Methods: Recruitment, still ongoing, was started in Feb 2014. All patients signed an informed consent form and received a code for a smartphone application with reminder function. Coached patients were in contact by phone at least 2 times in the 1st therapy month with the personal coach. After the 1st month contents and coaching frequency were adapted according to patient needs including motivational interviewing and compliance coaching. The control cohort of uncoached patients was contacted 1-2 times per year.
Results: As of February 2016, 9064 patients taking DMF have been recruited. After median follow up of 16 months, data for 8102 DMF patients including 1884 dropouts were analyzed. While 24% were newly diagnosed, 65.2% switched from standard disease modifying therapies, 10.8% got the prescription for DMF receiving a 2nd line escalation therapy like Natalizumab before. Overall, gastrointestinal (GI) events were reported as the most frequent reason for discontinuation (28.6%), followed by ongoing disease activity (16%), changes in blood counts (13.9%) and flushing/pruritus (9.9%). GI events were most frequently reported in the first three months of therapy, incidence declines in the ongoing months. Reasons and timing to therapy discontinuation differed for coached and control patients. 5.7%, 17.4% and 21.9% of coached patients stopped therapy after 3, 12 and 18 months compared to 10.1%, 24.7% and 33.4% of the controls, respectively. Patients in the control cohort tended to discontinue therapy more often because of partly manageable side effects such as GI events and flushing/pruritus.

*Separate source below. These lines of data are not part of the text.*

namespace {
void run_chunk_body(artalk_model* m, int B, hipStream_t s, int n_reencode = -1) {
    struct BodyScope { artalk_model* m; BodyScope(artalk_model* x) : m(x) { m->in_body = true; } ~BodyScope() { m->in_body = false; } } scope(m);
    const artalk_config& c = m->cfg;
    Workspace& w = m->view ? *m->view : m->ws;
    const long ldada = m->ada_n;
    const long cache_l = (long)w.maxB * 2 * kNTok * 3 * kE;
    const int p8 = m->precision == 1 ? 1 : 0;
    kbucket(m, KB_AR_MISC);
    tap_copy(m, TAP_PREV_IN, 0, w.prev_in, kNTok, kE, B, s);
    roctxRangePushA("artalk.ar.history_kv");
    SiteExps& ex = m->ex;
    if (p8) launch_pack_split(w.prev_in, reinterpret_cast<unsigned int*>(w.prev_in_p8), (long)B * kNTok * kE, false, s, w.status, ex.hist_tok);
    audit(m, p8 ? w.prev_in_p8 : w.prev_in, B * kNTok, kE, kE, p8, s, &ex.hist_tok);
    {
        GemmArgs g;
        g.A = p8 ? w.prev_in_p8 : w.prev_in; g.a_packed = p8; g.a_exp = ex.hist_tok;
        g.lda = kE; g.W = m->ar_qkv_w + (long)kE * kE; g.ldw = kE; g.bias = m->ar_qkv_b + kE;
        g.C = w.cache + kE; g.ldc = 3 * kE; g.cmap = rowmap(kNTok, 2 * kNTok, 0);
        g.M = B * kNTok; g.N = c.ar_depth * 2 * kE; g.K = kE;
        g.ngrp = 2 * kE; g.grpW = (long)3 * kE * kE; g.grpB = 3 * kE; g.grpC = cache_l;
        g.Wp = packed_of(m, g.W);
        if (p8 && gemm_p8_eligible(g)) {
            gemm(m, g, s);
        } else {
            for (int l = 0; l < c.ar_depth; ++l) {
                const ARLayer& L = m->ar[l];
                GemmArgs q = g;
                q.Wp = nullptr; q.ngrp = 0; q.grpW = q.grpB = q.grpC = 0;
                q.W = L.qkv_w + (long)kE * kE; q.bias = L.qkv_b + kE; q.C = w.cache + l * cache_l + kE; q.N = 2 * kE;
                gemm(m, q, s);
            }
        }
    }
    roctxRangePop();
    launch_ar_begin(w.style_cond, m->lvl_pos, w.x, w.fhat, B, s);
    static const char* const kLevelName[kMaxLv] = {"artalk.ar.scale_step0", "artalk.ar.scale_step1", "artalk.ar.scale_step2",
                                                   "artalk.ar.scale_step3", "artalk.ar.scale_step4"};
    for (int p = 0; p < c.n_levels; ++p) {
        Range r_lv(kLevelName[p]);
        kbucket(m, KB_LEVEL0 + p);
        const int pn = m->pn[p], off = m->off[p], M = B * pn;
        const RowMap amap = rowmap(pn, kNTok, off);
        auto ln_args = [&](int l, int which) {
            LnArgs n;
            n.X = w.x; n.ldx = kE; n.Y = w.xmod; n.ldy = kE; n.ldm = ldada; n.mmap = amap; n.M = M; n.D = kE; n.eps = 1e-6f;
            n.status = p8 ? w.status : nullptr;
            if (l < c.ar_depth) {
                const float* ada = w.ada + (long)l * 6 * kE;
                n.scale = ada + (2 + which) * kE; n.shift = ada + (4 + which) * kE; n.out_p8 = p8;
                n.p8_exp = which == 0 ? ex.ar[l].ln1 : ex.ar[l].ln2;
            } else {
                const float* hada = w.ada + (long)c.ar_depth * 6 * kE;
                n.scale = hada; n.shift = hada + kE; n.out_p8 = 0;
            }
            return n;
        };
        bool have_ln = false;
        for (int l = 0; l < c.ar_depth; ++l) {
            const ARLayer& L = m->ar[l];
            const float* ada = w.ada + (long)l * 6 * kE;
            float* cache = w.cache + l * cache_l;
            SiteExps::AR& E = ex.ar[l];
            if (l == 0) tap_copy(m, TAP_BLK0_IN, off, w.x, pn, kE, B, s);
            if (!have_ln) launch_layernorm(ln_args(l, 0), s);
            audit(m, w.xmod, M, kE, kE, p8, s, &E.ln1);
            GemmArgs q;
            q.A = w.xmod; q.lda = kE; q.W = L.qkv_w; q.ldw = kE; q.bias = L.qkv_b; q.C = cache; q.ldc = 3 * kE;
            q.cmap = rowmap(pn, 2 * kNTok, kNTok + off); q.M = M; q.N = 3 * kE; q.K = kE; q.a_packed = p8; q.a_exp = E.ln1;
            gemm(m, q, s);
            AttnArgs a;
            a.Q = cache + (long)(kNTok + off) * 3 * kE; a.K = cache + kE; a.V = cache + 2 * kE;
            a.ldq = a.ldk = a.ldv = 3 * kE; a.q_bstride = a.k_bstride = a.v_bstride = (long)2 * kNTok * 3 * kE;
            a.O = w.attn_out; a.ldo = kE; a.o_bstride = (long)pn * kE;
            a.B = B; a.H = c.ar_heads; a.HD = kE / c.ar_heads; a.Lq = pn; a.Lk = kNTok + off + pn; a.scale = 1.0f;
            a.l2norm = 1; a.qscale = L.qscale; a.out_p8 = p8; a.split16 = p8; a.status = p8 ? w.status : nullptr; a.o_exp = E.attn;
            launch_attention(a, s);
            audit(m, w.attn_out, M, kE, kE, p8, s, &E.attn);
            GemmArgs pj;
            pj.A = w.attn_out; pj.lda = kE; pj.W = L.proj_w; pj.ldw = kE; pj.bias = L.proj_b; pj.C = w.x; pj.ldc = kE;
            pj.gate = ada; pj.ldg = ldada; pj.gmap = amap; pj.R = w.x; pj.ldr = kE; pj.M = M; pj.N = kE; pj.K = kE; pj.a_packed = p8; pj.a_exp = E.attn;
            const LnArgs n2 = ln_args(l, 1);
            if (!gemm(m, pj, s, &n2)) launch_layernorm(n2, s);
            audit(m, w.xmod, M, kE, kE, p8, s, &E.ln2);
            linear(m, w.xmod, kE, L.ffn1_w, L.ffn1_b, w.ffn_h, 4 * kE, M, 4 * kE, kE, ACT_GELU_TANH, nullptr, s, p8 ? (LF_A_P8 | LF_C_P8) : 0, nullptr, E.ln2, E.ffn);
            audit(m, w.ffn_h, M, 4 * kE, 4 * kE, p8, s, &E.ffn);
            GemmArgs f2;
            f2.A = w.ffn_h; f2.lda = 4 * kE; f2.W = L.ffn2_w; f2.ldw = 4 * kE; f2.bias = L.ffn2_b; f2.C = w.x; f2.ldc = kE;
            f2.gate = ada + kE; f2.ldg = ldada; f2.gmap = amap; f2.R = w.x; f2.ldr = kE; f2.M = M; f2.N = kE; f2.K = 4 * kE; f2.a_packed = p8; f2.a_exp = E.ffn;
            const LnArgs nn = ln_args(l + 1, 0);
            have_ln = gemm(m, f2, s, &nn);
            if (l == 0) tap_copy(m, TAP_BLK0_OUT, off, w.x, pn, kE, B, s);
            if (l == c.ar_depth - 1) tap_copy(m, TAP_BLKL_OUT, off, w.x, pn, kE, B, s);
        }
        if (!have_ln) launch_layernorm(ln_args(c.ar_depth, 0), s);
        linear(m, w.xmod, kE, m->logits_w, m->logits_b, w.logits, 2 * c.code_dim, M, 2 * c.code_dim, kE, ACT_NONE, nullptr, s, LF_EXACT);
        tap_copy(m, TAP_LOGITS, off, w.logits, pn, 2 * c.code_dim, B, s);
        launch_ar_bits_next(w.logits, w.bits, w.fhat, w.nextfeat, B, p, s, w.status);
        if (p + 1 < c.n_levels)
            launch_vq_embed(w.nextfeat, m->pn[p + 1], m->vq_w, m->vq_b, m->lvl_pos + (long)m->off[p + 1] * kE, w.x, m->pn[p + 1], 0,
                            nullptr, nullptr, B, s);
    }
    stage_mark(m, s, PB_AR);
    const int H = c.vae_hidden;
    roctxRangePushA("artalk.vae.decode");
    kbucket(m, KB_VAE_DEC);
    launch_dec_input(w.prev_fdec, w.fhat, w.bits, m->dec_pos, w.dec_x, B, s);
    audit(m, w.dec_x, B * 200, c.code_dim, c.code_dim, false, s, &ex.vae_dec_in);
    linear(m, w.dec_x, c.code_dim, m->dec.in_w, m->dec.in_b, w.vh, H, B * 200, H, c.code_dim, ACT_LEAKY02, nullptr, s, 0, nullptr, ex.vae_dec_in);
    run_vae_stack(m, m->dec, B, 200, 100, s);
    audit(m, w.vh, B * 200, H, H, false, s, &ex.vae_dec_head);
    linear(m, w.vh, H, m->dec.out_w, m->dec.out_b, w.dec_out, c.motion_dim, B * 200, c.motion_dim, H, ACT_NONE, nullptr, s, 0, nullptr, ex.vae_dec_head);
    tap_copy(m, TAP_DEC_OUT, 0, w.dec_out, 200, c.motion_dim, B, s);
    launch_dec_finish(w.dec_out, m->vae_mean, m->vae_std, m->enc_pos, w.motion_chunk, 100L * c.motion_dim, 0, w.enc_in, B, s, w.status);
    roctxRangePop();
    if (n_reencode < 0 || n_reencode > B) n_reencode = B;
    if (n_reencode > 0) run_reencode(m, n_reencode, s);
    stage_mark(m, s, PB_VAE);
}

Conclusions: Side effects reported in the phase III studies are also the main reasons for discontinuing DMF therapy in the real-world setting. Patient coaching provides essential contribution to overcome preventable or manageable tolerability issues and may drive regular blood count controls.
Supported by: Biogen.
Disclosure:
YBN: received funding for medical writing.
GN and BS: employees of and hold stock/stock options in Biogen.
MM: received honoraria from Biogen, Boehringer Ingelheim, Bayer Healthcare, Merck Serono, Genzyme, Sanofi Aventis, Talecris, Teva, Novartis.